*** Opening of DATASET ENTRIES ***

template <int N> struct Wgmma;
template <> struct Wgmma<16> {
    __device__ __forceinline__ static void ss(float (&d)[8], uint64_t a, uint64_t b, uint32_t accumulate) {
        asm volatile(
            "{\n\t.reg .pred p;\n\tsetp.ne.b32 p, %10, 0;\n\t"
            "wgmma.mma_async.sync.aligned.m64n16k16.f32.f16.f16 {%0,%1,%2,%3,%4,%5,%6,%7}, %8, %9, p, 1, 1, 0, 0;\n\t}"
            : "+f"(d[0]), "+f"(d[1]), "+f"(d[2]), "+f"(d[3]), "+f"(d[4]), "+f"(d[5]), "+f"(d[6]), "+f"(d[7])
            : "l"(a), "l"(b), "r"(accumulate));
    }
    __device__ __forceinline__ static void rs(float (&d)[8], const uint32_t (&a)[4], uint64_t b, uint32_t accumulate) {
        asm volatile(
            "{\n\t.reg .pred p;\n\tsetp.ne.b32 p, %13, 0;\n\t"
            "wgmma.mma_async.sync.aligned.m64n16k16.f32.f16.f16 {%0,%1,%2,%3,%4,%5,%6,%7}, {%8,%9,%10,%11}, %12, p, 1, 1, 0;\n\t}"
            : "+f"(d[0]), "+f"(d[1]), "+f"(d[2]), "+f"(d[3]), "+f"(d[4]), "+f"(d[5]), "+f"(d[6]), "+f"(d[7])
            : "r"(a[0]), "r"(a[1]), "r"(a[2]), "r"(a[3]), "l"(b), "r"(accumulate));
    }
    __device__ __forceinline__ static void ss(float (&d)[16], uint64_t a, uint64_t b, uint32_t accumulate) {
        asm volatile(
            "{\n\t.reg .pred p;\n\tsetp.ne.b32 p, %10, 0;\n\t"
            "wgmma.mma_async.sync.aligned.m64n16k16.f32.f16.f16 {%0,%1,%2,%3,%4,%5,%6,%7}, %8, %9, p, 1, 1, 0, 0;\n\t}"
            : "+f"(d[0]), "+f"(d[1]), "+f"(d[2]), "+f"(d[3]), "+f"(d[4]), "+f"(d[5]), "+f"(d[6]), "+f"(d[7])
            : "l"(a), "l"(b), "r"(accumulate));
    }
};
template <> struct Wgmma<32> {
    __device__ __forceinline__ static void ss(float (&d)[16], uint64_t a, uint64_t b, uint32_t accumulate) {
        asm volatile(
            "{\n\t.reg .pred p;\n\tsetp.ne.b32 p, %18, 0;\n\t"
            "wgmma.mma_async.sync.aligned.m64n32k16.f32.f16.f16 {%0,%1,%2,%3,%4,%5,%6,%7,%8,%9,%10,%11,%12,%13,%14,%15}, %16, %17, p, 1, 1, 0, 0;\n\t}"
            : "+f"(d[0]), "+f"(d[1]), "+f"(d[2]), "+f"(d[3]), "+f"(d[4]), "+f"(d[5]), "+f"(d[6]), "+f"(d[7]),
              "+f"(d[8]), "+f"(d[9]), "+f"(d[10]), "+f"(d[11]), "+f"(d[12]), "+f"(d[13]), "+f"(d[14]), "+f"(d[15])
            : "l"(a), "l"(b), "r"(accumulate));
    }
    __device__ __forceinline__ static void rs(float (&d)[16], const uint32_t (&a)[4], uint64_t b, uint32_t accumulate) {
        asm volatile(
            "{\n\t.reg .pred p;\n\tsetp.ne.b32 p, %21, 0;\n\t"
            "wgmma.mma_async.sync.aligned.m64n32k16.f32.f16.f16 {%0,%1,%2,%3,%4,%5,%6,%7,%8,%9,%10,%11,%12,%13,%14,%15}, {%16,%17,%18,%19}, %20, p, 1, 1, 0;\n\t}"
            : "+f"(d[0]), "+f"(d[1]), "+f"(d[2]), "+f"(d[3]), "+f"(d[4]), "+f"(d[5]), "+f"(d[6]), "+f"(d[7]),
              "+f"(d[8]), "+f"(d[9]), "+f"(d[10]), "+f"(d[11]), "+f"(d[12]), "+f"(d[13]), "+f"(d[14]), "+f"(d[15])
            : "r"(a[0]), "r"(a[1]), "r"(a[2]), "r"(a[3]), "l"(b), "r"(accumulate));
    }
};
template <> struct Wgmma<128> {
    __device__ __forceinline__ static void ss(float (&d)[64], uint64_t a, uint64_t b, uint32_t accumulate) {
        asm volatile(
            "{\n\t.reg .pred p;\n\tsetp.ne.b32 p, %66, 0;\n\t"
            "wgmma.mma_async.sync.aligned.m64n128k16.f32.f16.f16 {%0,%1,%2,%3,%4,%5,%6,%7,%8,%9,%10,%11,%12,%13,%14,%15,%16,%17,%18,%19,%20,%21,%22,%23,%24,%25,%26,%27,%28,%29,%30,%31,%32,%33,%34,%35,%36,%37,%38,%39,%40,%41,%42,%43,%44,%45,%46,%47,%48,%49,%50,%51,%52,%53,%54,%55,%56,%57,%58,%59,%60,%61,%62,%63}, %64, %65, p, 1, 1, 0, 0;\n\t}"
            : "+f"(d[0]), "+f"(d[1]), "+f"(d[2]), "+f"(d[3]), "+f"(d[4]), "+f"(d[5]), "+f"(d[6]), "+f"(d[7]),
              "+f"(d[8]), "+f"(d[9]), "+f"(d[10]), "+f"(d[11]), "+f"(d[12]), "+f"(d[13]), "+f"(d[14]), "+f"(d[15]),
              "+f"(d[16]), "+f"(d[17]), "+f"(d[18]), "+f"(d[19]), "+f"(d[20]), "+f"(d[21]), "+f"(d[22]), "+f"(d[23]),
              "+f"(d[24]), "+f"(d[25]), "+f"(d[26]), "+f"(d[27]), "+f"(d[28]), "+f"(d[29]), "+f"(d[30]), "+f"(d[31]),
              "+f"(d[32]), "+f"(d[33]), "+f"(d[34]), "+f"(d[35]), "+f"(d[36]), "+f"(d[37]), "+f"(d[38]), "+f"(d[39]),
              "+f"(d[40]), "+f"(d[41]), "+f"(d[42]), "+f"(d[43]), "+f"(d[44]), "+f"(d[45]), "+f"(d[46]), "+f"(d[47]),
              "+f"(d[48]), "+f"(d[49]), "+f"(d[50]), "+f"(d[51]), "+f"(d[52]), "+f"(d[53]), "+f"(d[54]), "+f"(d[55]),
              "+f"(d[56]), "+f"(d[57]), "+f"(d[58]), "+f"(d[59]), "+f"(d[60]), "+f"(d[61]), "+f"(d[62]), "+f"(d[63])
            : "l"(a), "l"(b), "r"(accumulate));
    }
};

*** Close of DATASET ENTRIES ***

YOUR TASK:
Where a line above includes "sync", copy that line.

RESULT BELOW:
            "wgmma.mma_async.sync.aligned.m64n16k16.f32.f16.f16 {%0,%1,%2,%3,%4,%5,%6,%7}, %8, %9, p, 1, 1, 0, 0;\n\t}"
            "wgmma.mma_async.sync.aligned.m64n16k16.f32.f16.f16 {%0,%1,%2,%3,%4,%5,%6,%7}, {%8,%9,%10,%11}, %12, p, 1, 1, 0;\n\t}"
            "wgmma.mma_async.sync.aligned.m64n16k16.f32.f16.f16 {%0,%1,%2,%3,%4,%5,%6,%7}, %8, %9, p, 1, 1, 0, 0;\n\t}"
            "wgmma.mma_async.sync.aligned.m64n32k16.f32.f16.f16 {%0,%1,%2,%3,%4,%5,%6,%7,%8,%9,%10,%11,%12,%13,%14,%15}, %16, %17, p, 1, 1, 0, 0;\n\t}"
            "wgmma.mma_async.sync.aligned.m64n32k16.f32.f16.f16 {%0,%1,%2,%3,%4,%5,%6,%7,%8,%9,%10,%11,%12,%13,%14,%15}, {%16,%17,%18,%19}, %20, p, 1, 1, 0;\n\t}"
            "wgmma.mma_async.sync.aligned.m64n128k16.f32.f16.f16 {%0,%1,%2,%3,%4,%5,%6,%7,%8,%9,%10,%11,%12,%13,%14,%15,%16,%17,%18,%19,%20,%21,%22,%23,%24,%25,%26,%27,%28,%29,%30,%31,%32,%33,%34,%35,%36,%37,%38,%39,%40,%41,%42,%43,%44,%45,%46,%47,%48,%49,%50,%51,%52,%53,%54,%55,%56,%57,%58,%59,%60,%61,%62,%63}, %64, %65, p, 1, 1, 0, 0;\n\t}"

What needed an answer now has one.